# Daughter takes Dad fishing - Smack Down



## SPLMAX SAM (Jul 10, 2010)

Daughter took me fishing on a lake connected to a river in south east Ohio. This RONA thing had everyone going stir crazy. So we loaded up the cars and went fishing. 
River was fast so we concentrated on the lake. 
We banked and pier fished using worms, leaches, maggots, corn and chicken liver. The bite was good ! We got a mix bag of exceptional size fish. 

With much regret I did not run much video / will do next time.
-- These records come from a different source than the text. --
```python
def gemm_residual_layernorm(a: torch.Tensor, w: torch.Tensor, bias: Optional[torch.Tensor], residual: torch.Tensor, ln_w: torch.Tensor,
                            ln_b: torch.Tensor, eps: float, *, out: Optional[torch.Tensor] = None, out16: Optional[torch.Tensor] = None):
    _req(a.dim() == 2 and w.dim() == 2 and a.shape[1] == w.shape[1], f"gemm_residual_layernorm shapes {tuple(a.shape)} x {tuple(w.shape)}")
    _req(a.dtype == OP16 and w.dtype == OP16 and a.stride(1) == 1 and w.stride(1) == 1, "gemm_residual_layernorm operands: 16-bit, K-contiguous")
    M, K = a.shape
    N = w.shape[0]
    _req(gemm_residual_layernorm_supported(N, K),
         f"gemm_residual_layernorm: N = {N}, K = {K} is not built (N = 384 with K % 64 == 0; N = 256 with K = 64, 256 or 2048)")
    _req(residual.dtype == F32 and residual.shape == (M, N) and residual.stride(1) == 1, "gemm_residual_layernorm: residual must be fp32 [M, N]")
    _req(ln_w.dtype == F32 and ln_b.dtype == F32 and ln_w.numel() == N and ln_b.numel() == N and ln_w.is_contiguous() and ln_b.is_contiguous()
         and (bias is None or (bias.dtype == F32 and bias.numel() == N and bias.is_contiguous())),
         "gemm_residual_layernorm: bias, ln_w, ln_b are fp32 [N]")
    if out is None:
        out = torch.empty(M, N, dtype=F32, device=a.device)
    if out16 is None:
        out16 = torch.empty(M, N, dtype=OP16, device=a.device)
    _req(out.dtype == F32 and out.shape == (M, N) and out.stride(1) == 1 and out16.dtype == OP16 and out16.shape == (M, N) and out16.stride(1) == 1,
         "gemm_residual_layernorm: out is fp32 [M, N], out16 16-bit [M, N], rows contiguous")
    check(lib().msam2_gemm_residual_layernorm(_p(a), a.stride(0), _p(w), w.stride(0), _p(bias), _p(residual), residual.stride(0), _p(out),
                                              out.stride(0), _p(ln_w), _p(ln_b), float(eps), _p(out16), out16.stride(0), M, N, K, _stream()))
    return out, out16


def gemm_merged_residual_layernorm_supported(N: int, D: int, splits: int) -> bool:
    return bool(lib().msam2_gemm_merged_residual_layernorm_supported(N, D, splits))


def gemm_merged_residual_layernorm(workspace: torch.Tensor, splits: int, D: int, w: torch.Tensor, bias: Optional[torch.Tensor],
                                   residual: torch.Tensor, ln_w: torch.Tensor, ln_b: torch.Tensor, eps: float, *,
                                   out: Optional[torch.Tensor] = None, out16: Optional[torch.Tensor] = None):
    _req(w.dim() == 2 and w.dtype == OP16 and w.stride(1) == 1 and w.shape[1] == D, f"gemm_merged_residual_layernorm: w is 16-bit [N, {D}], K-contiguous")
    _req(workspace.dtype == torch.uint8 and workspace.is_contiguous(), "gemm_merged_residual_layernorm: workspace is a contiguous uint8 buffer")
    N = w.shape[0]
    _req(residual.dim() == 2 and residual.dtype == F32 and residual.shape[1] == N and residual.stride(1) == 1,
         "gemm_merged_residual_layernorm: residual must be fp32 [M, N]")
    M = residual.shape[0]
    _req(ln_w.dtype == F32 and ln_b.dtype == F32 and ln_w.numel() == N and ln_b.numel() == N and ln_w.is_contiguous() and ln_b.is_contiguous()
         and (bias is None or (bias.dtype == F32 and bias.numel() == N and bias.is_contiguous())),
         "gemm_merged_residual_layernorm: bias, ln_w, ln_b are fp32 [N]")
    if out is None:
        out = torch.empty(M, N, dtype=F32, device=w.device)
    if out16 is None:
        out16 = torch.empty(M, N, dtype=OP16, device=w.device)
    _req(out.dtype == F32 and out.shape == (M, N) and out.stride(1) == 1 and out16.dtype == OP16 and out16.shape == (M, N) and out16.stride(1) == 1,
         "gemm_merged_residual_layernorm: out is fp32 [M, N], out16 16-bit [M, N], rows contiguous")
    check(lib().msam2_gemm_merged_residual_layernorm(_p(workspace), workspace.numel(), int(splits), int(D), _p(w), w.stride(0), _p(bias), _p(residual),
                                                     residual.stride(0), _p(out), out.stride(0), _p(ln_w), _p(ln_b), float(eps), _p(out16),
                                                     out16.stride(0), M, N, _stream()))
    return out, out16


def ln_mlp_residual_supported(dim: int) -> bool:
    return bool(lib().msam2_ln_mlp_residual_supported(dim))
# ... 1259 lines not shown
```

Measured before the change: 754.9 slices/s.

## Fuse Hiera MLP fc1+GELU+fc2+residual+LayerNorm into one kernel for dim 384

Adds a single HIP kernel that, for each 64-row tile, computes fc1 in 128-wide hidden chunks, applies bias and GELU, keeps the hidden chunk in LDS, and accumulates fc2. It then adds the residual and writes fp32 output plus the next block's LayerNorm output. The encoder dispatches to it for 384-wide stages with at least 1024 tokens. This avoids writing the 4x-wide hidden activation to global memory and saves launches. In exchange it uses 160KB of LDS with one block per CU, and every hidden chunk runs behind serialized barriers, so the kernel may be less efficient than separate tuned GEMMs.

```diff
diff --git a/include/msam2_hip.h b/include/msam2_hip.h
--- a/include/msam2_hip.h
+++ b/include/msam2_hip.h
@@ -49,6 +49,10 @@
 int msam2_gemm_merged_residual_layernorm_supported(int64_t N, int64_t D, int splits);
 
 int msam2_gemm_merged_residual_layernorm(const void* workspace, size_t workspace_bytes, int splits, int64_t D, const void* W, int64_t ldw, const float* bias, const float* R32, int64_t ldr, float* C32, int64_t ldc, const float* ln_w, const float* ln_b, float eps, void* Y16, int64_t ldy, int64_t M, int64_t N, void* stream);
+
+int msam2_mlp_residual_layernorm_supported(int64_t N, int64_t H);
+
+int msam2_mlp_residual_layernorm_fwd(const void* A, int64_t lda, const void* W1, int64_t ldw1, const float* b1, const void* W2, int64_t ldw2, const float* b2, const float* R32, int64_t ldr, float* C32, int64_t ldc, const float* ln_w, const float* ln_b, float eps, void* Y16, int64_t ldy, int64_t M, int64_t N, int64_t H, void* stream);
 
 size_t msam2_attention_workspace_bytes(int64_t Bz, int64_t H, int64_t Lq, int64_t D, int splits);
 
diff --git a/medical-sam2_amd/_lib.py b/medical-sam2_amd/_lib.py
--- a/medical-sam2_amd/_lib.py
+++ b/medical-sam2_amd/_lib.py
@@ -27,6 +27,8 @@
     "msam2_gemm_residual_layernorm": (c_i, [c_p, c_l, c_p, c_l, c_p, c_p, c_l, c_p, c_l, c_p, c_p, c_f, c_p, c_l, c_l, c_l, c_l, c_p]),
     "msam2_gemm_merged_residual_layernorm_supported": (c_i, [c_l, c_l, c_i]),
     "msam2_gemm_merged_residual_layernorm": (c_i, [c_p, c_z, c_i, c_l, c_p, c_l, c_p, c_p, c_l, c_p, c_l, c_p, c_p, c_f, c_p, c_l, c_l, c_l, c_p]),
+    "msam2_mlp_residual_layernorm_supported": (c_i, [c_l, c_l]),
+    "msam2_mlp_residual_layernorm_fwd": (c_i, [c_p, c_l, c_p, c_l, c_p, c_p, c_l, c_p, c_p, c_l, c_p, c_l, c_p, c_p, c_f, c_p, c_l, c_l, c_l, c_l, c_p]),
     "msam2_ln_mlp_residual_supported": (c_i, [c_l]),
     "msam2_mlp_fused_permute_w2": (c_i, [c_p, c_p, c_l, c_l, c_p]),
     "msam2_ln_mlp_residual_fwd": (c_i, [c_p, c_l, c_l, c_p, c_p, c_f, c_p, c_p, c_p, c_p, c_p, c_p]),
diff --git a/medical-sam2_amd/csrc/mlp_rowln.hip b/medical-sam2_amd/csrc/mlp_rowln.hip
--- /dev/null
+++ b/medical-sam2_amd/csrc/mlp_rowln.hip
@@ -0,0 +1,344 @@
+#include "common.h"
+
+struct MlpRowLnParams {
+  const op16* A;
+  const op16* W1;
+  const op16* W2;
+  const float* b1;
+  const float* b2;
+  const float* R;
+  float* C;
+  const float* ln_w;
+  const float* ln_b;
+  op16* Y;
+  int64_t lda, ldw1, ldw2, ldr, ldc, ldy;
+  int M, H;
+  float eps;
+};
+
+template <int N, int LAD>
+__global__ __launch_bounds__(512, 1) void mlp_rowln_kernel(MlpRowLnParams p) {
+#if defined(__HIP_DEVICE_COMPILE__)
+  typedef Img128 Img;
+  constexpr int BM = 64, BK = 64, KS = BK / 16, HC = 128;
+  constexpr int KT = N / BK;
+  constexpr int A_BYTES = BM * BK * 2;
+  constexpr int RES_BYTES = KT * A_BYTES;
+  constexpr int HID_BYTES = (HC / BK) * A_BYTES;
+  constexpr int STAGE_BYTES = N * BK * 2;
+  constexpr int W1IMG_BYTES = HC * BK * 2;
+  constexpr int PPW = STAGE_BYTES / 1024 / 8;
+  constexpr int FN = N / 4 / 32;
+  constexpr int TLD = N + 4;
+  constexpr int CH = N / 64;
+  static_assert(N == 384, "one instance: the stage of 48 KB holds W1's 128 rows x 192 k as well as W2's 384 rows x 64 k");
+  static_assert((KT / 2) * W1IMG_BYTES == STAGE_BYTES && PPW * 8 * 1024 == STAGE_BYTES && BM == 8 * Img::PIECE_ROWS, "8 waves share the pieces evenly");
+  static_assert(BM * TLD * 4 <= RES_BYTES + HID_BYTES + 2 * STAGE_BYTES, "the epilogue tile aliases the images and the ring");
+  extern __shared__ __attribute__((aligned(1024))) unsigned char lds[];
+  unsigned char* const hid = lds + RES_BYTES;
+  unsigned char* const ring = hid + HID_BYTES;
+  const int tid = threadIdx.x;
+  const int wave = __builtin_amdgcn_readfirstlane(tid >> 6), lane = tid & 63;
+  const int ws = wave >> 2, wq = wave & 3;
+  const int r = lane & 31, h = lane >> 5;
+  const int64_t m0 = (int64_t)xcd_tile_order(blockIdx.x, gridDim.x) * BM;
+  if (m0 >= p.M) return;
+
+  float bias_j[FN];
+#pragma unroll
+  for (int j = 0; j < FN; ++j) bias_j[j] = p.b2 ? p.b2[wq * (N / 4) + j * 32 + r] : 0.f;
+
+  const auto a_rsrc = raw_rsrc(p.A);
+  const auto w1_rsrc = raw_rsrc(p.W1);
+  const auto w2_rsrc = raw_rsrc(p.W2);
+  unsigned offsW1[PPW], offsW2[PPW];
+#pragma unroll
+  for (int i = 0; i < PPW; ++i) {
+    const int q = wave * PPW + i;
+    const int row1 = Img::piece_row(q & 15, lane);
+    offsW1[i] = (unsigned)((int64_t)row1 * p.ldw1 * 2 + (q >> 4) * (BK * 2) + Img::src_chunk(row1, lane) * 16);
+    const int row2 = Img::piece_row(q, lane);
+    offsW2[i] = (unsigned)((int64_t)row2 * p.ldw2 * 2 + Img::src_chunk(row2, lane) * 16);
+  }
+  auto issue = [&](int c, int t) __attribute__((always_inline)) {
+    unsigned char* base = ring + (t & 1) * STAGE_BYTES + wave * (PPW * 1024);
+    if ((LAD & 8) && c > 0) return;
+    if (t < 2) {
+      const unsigned so = (unsigned)((int64_t)c * HC * p.ldw1 * 2) + (unsigned)t * (N / 2) * 2;
+#pragma unroll
+      for (int i = 0; i < PPW; ++i) glds16(w1_rsrc, base + i * 1024, offsW1[i], so);
+    } else {
+      const unsigned so = (unsigned)(c * HC + (t - 2) * BK) * 2;
+#pragma unroll
+      for (int i = 0; i < PPW; ++i) glds16(w2_rsrc, base + i * 1024, offsW2[i], so);
+    }
+  };
+
+  {
+    const int row = Img::piece_row(wave, lane);
+    const unsigned offsA = (unsigned)(min(m0 + row, (int64_t)p.M - 1) * p.lda * 2 + Img::src_chunk(row, lane) * 16);
+#pragma unroll
+    for (int i = 0; i < KT; ++i) glds16(a_rsrc, lds + i * A_BYTES + wave * 1024, offsA, (unsigned)i * BK * 2);
+  }
+  {
+    const int j = (blockIdx.x >> 3) & 31;
+    unsigned char* dst = ring + STAGE_BYTES + wave * 1024;
+    {
+      const int cpr = N >> 3, rows = p.H >> 5, n = rows * cpr;
+      for (int i = wave; i * 64 < n; i += 8) {
+        const int q = min(i * 64 + lane, n - 1);
+        const int row = j * rows + q / cpr, c = q - (q / cpr) * cpr;
+        glds16(w1_rsrc, dst, (unsigned)((int64_t)row * p.ldw1 * 2 + c * 16), 0);
+      }
+    }
+    {
+      const int cpr = p.H >> 3, n = (N / 32) * cpr;
+      for (int i = wave; i * 64 < n; i += 8) {
+        const int q = min(i * 64 + lane, n - 1);
+        const int row = j * (N / 32) + q / cpr, c = q - (q / cpr) * cpr;
+        glds16(w2_rsrc, dst, (unsigned)((int64_t)row * p.ldw2 * 2 + c * 16), 0);
+      }
+    }
+  }
+
+  f32x16 acc[FN];
+  zero_acc(acc);
+
+  const int ra = ws * 32 + r;
+  const int offA = ra * Img::ROW_BYTES, swzA = Img::swz(ra);
+  const int r1 = wq * 32 + r;
+  const int offW1 = r1 * Img::ROW_BYTES, swzW1 = Img::swz(r1);
+  int offB[FN], swzB[FN];
+#pragma unroll
+  for (int j = 0; j < FN; ++j) {
+    const int rb = wq * (N / 4) + j * 32 + r;
+    offB[j] = rb * Img::ROW_BYTES;
+    swzB[j] = Img::swz(rb);
+  }
+  unsigned char* const hdst = hid + (wq >> 1) * A_BYTES + offA + 8 * h;
+  const int hc0 = (wq & 1) * 4;
+
+  f32x16 acc1;
+  f32x4 b1v[4];
+  auto fc1_half = [&](int t) __attribute__((always_inline)) {
+    const unsigned char* sb = ring + (t & 1) * STAGE_BYTES;
+#pragma unroll
+    for (int kl = 0; kl < KT / 2; ++kl) {
+      const unsigned char* sw = sb + kl * W1IMG_BYTES;
+      const unsigned char* sx = lds + (t * (KT / 2) + kl) * A_BYTES;
+      op16x8 wf[KS], xf[KS];
+#pragma unroll
+      for (int ks = 0; ks < KS; ++ks) {
+        const int c = 2 * ks + h;
+        wf[ks] = *reinterpret_cast<const op16x8*>(sw + offW1 + ((c ^ swzW1) << 4));
+        xf[ks] = *reinterpret_cast<const op16x8*>(sx + offA + ((c ^ swzA) << 4));
+      }
+#pragma unroll
+      for (int ks = 0; ks < KS; ++ks) {
+        if constexpr (LAD & 2) acc1[ks] += op2f(wf[ks][0]) + op2f(xf[ks][0]);
+        else acc1 = MSAM2_MFMA_32x32x16(wf[ks], xf[ks], acc1, 0, 0, 0);
+      }
+    }
+  };
+  auto fc2_step = [&](int u) __attribute__((always_inline)) {
+    const unsigned char* sb = ring + u * STAGE_BYTES;
+    const unsigned char* sa = hid + u * A_BYTES;
+    op16x8 af[KS], bfr[KS][FN];
+#pragma unroll
+    for (int ks = 0; ks < KS; ++ks) {
+      const int c = 2 * ks + h;
+      af[ks] = *reinterpret_cast<const op16x8*>(sa + offA + ((c ^ swzA) << 4));
+#pragma unroll
+      for (int j = 0; j < FN; ++j) bfr[ks][j] = *reinterpret_cast<const op16x8*>(sb + offB[j] + ((c ^ swzB[j]) << 4));
+    }
+#pragma unroll
+    for (int ks = 0; ks < KS; ++ks)
+#pragma unroll
+      for (int j = 0; j < FN; ++j) {
+        if constexpr (LAD & 4) acc[j][ks] += op2f(af[ks][0]) + op2f(bfr[ks][j][0]);
+        else acc[j] = MSAM2_MFMA_32x32x16(af[ks], bfr[ks][j], acc[j], 0, 0, 0);
+      }
+  };
+
+  const int nc = p.H / HC;
+  issue(0, 0);
+  for (int c = 0; c < nc; ++c) {
+    wait_vmcnt<0>();
+    __builtin_amdgcn_s_barrier();
+    issue(c, 1);
+#pragma unroll
+    for (int g = 0; g < 4; ++g)
+      b1v[g] = p.b1 ? *reinterpret_cast<const f32x4*>(p.b1 + c * HC + wq * 32 + 8 * g + 4 * h) : f32x4{0.f, 0.f, 0.f, 0.f};
+#pragma unroll
+    for (int e = 0; e < 16; ++e) acc1[e] = 0.f;
+    fc1_half(0);
+    wait_vmcnt<0>();
+    __builtin_amdgcn_s_barrier();
+    issue(c, 2);
+    fc1_half(1);
+#pragma unroll
+    for (int g = 0; g < 4; ++g) {
+      f32x2 g0 = f32x2{acc1[4 * g] + b1v[g][0], acc1[4 * g + 1] + b1v[g][1]};
+      f32x2 g1 = f32x2{acc1[4 * g + 2] + b1v[g][2], acc1[4 * g + 3] + b1v[g][3]};
+      if constexpr (!(LAD & 1)) {
+        g0 = gelu_erf2(g0);
+        g1 = gelu_erf2(g1);
+      }
+      op16x4 o;
+      o[0] = f2op(g0[0]);
+      o[1] = f2op(g0[1]);
+      o[2] = f2op(g1[0]);
+      o[3] = f2op(g1[1]);
+      *reinterpret_cast<op16x4*>(hdst + (((hc0 + g) ^ swzA) << 4)) = o;
+    }
+    __builtin_amdgcn_fence(__ATOMIC_RELEASE, "workgroup");
+    wait_vmcnt<0>();
+    __builtin_amdgcn_s_barrier();
+    issue(c, 3);
+    fc2_step(0);
+    wait_vmcnt<0>();
+    __builtin_amdgcn_s_barrier();
+    if (c + 1 < nc) issue(c + 1, 0);
+    fc2_step(1);
+  }
+  wait_vmcnt<0>();
+  __builtin_amdgcn_s_barrier();
+
+  const int l16 = lane & 15;
+  int64_t grow[2];
+  f32x4 rv[2][CH], ww[CH], bb[CH];
+#pragma unroll
+  for (int ps = 0; ps < 2; ++ps) {
+    grow[ps] = m0 + ps * 32 + wave * 4 + (lane >> 4);
+    const float* rr = p.R + min(grow[ps], (int64_t)p.M - 1) * p.ldr;
+#pragma unroll
+    for (int j = 0; j < CH; ++j) rv[ps][j] = *reinterpret_cast<const f32x4*>(rr + (l16 + 16 * j) * 4);
+  }
+#pragma unroll
+  for (int j = 0; j < CH; ++j) {
+    ww[j] = *reinterpret_cast<const f32x4*>(p.ln_w + (l16 + 16 * j) * 4);
+    bb[j] = *reinterpret_cast<const f32x4*>(p.ln_b + (l16 + 16 * j) * 4);
+  }
+  float* tile = reinterpret_cast<float*>(lds);
+#pragma unroll
+  for (int j = 0; j < FN; ++j)
+#pragma unroll
+    for (int e = 0; e < 16; ++e)
+      tile[(ws * 32 + s_frag_key(e, h)) * TLD + wq * (N / 4) + j * 32 + r] = acc[j][e] + bias_j[j];
+  __builtin_amdgcn_s_barrier();
+  float v[2][CH][4];
+#pragma unroll
+  for (int ps = 0; ps < 2; ++ps) {
+    const float* trow = tile + (ps * 32 + wave * 4 + (lane >> 4)) * TLD;
+#pragma unroll
+    for (int j = 0; j < CH; ++j) {
+      const f32x4 t = *reinterpret_cast<const f32x4*>(trow + (l16 + 16 * j) * 4);
+#pragma unroll
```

Sent from my iPhone using Tapatalk


----------



## jdl447 (May 16, 2018)

Wow nice fish!


----------



## polebender (Oct 29, 2011)

Looks like a fun multi-species outing! Nice fish!


----------



## WETSHIRT (Jun 29, 2012)

I think that first one is the pet I released a few years ago.


----------



## bountyhunter (Apr 28, 2004)

thats a hand full of gill .


----------



## ristorap (Mar 6, 2013)

Its a good thing to have you're daughter do the fish smack down on you. She wants to go fishing with you.


----------



## Saugeyefisher (Jul 19, 2010)

If I could find gills that size on a consistant basis I dont think I'd ever fish for anything else!!!!


----------



## alan farver (Apr 9, 2005)

great catches


----------



## percidaeben (Jan 15, 2010)

All I can say is WOW!


----------



## Snyd (May 5, 2004)

Awesome fish and best of all fishing with your daughter. I remember when my daughter used to go with me when she was younger - I miss those days.


----------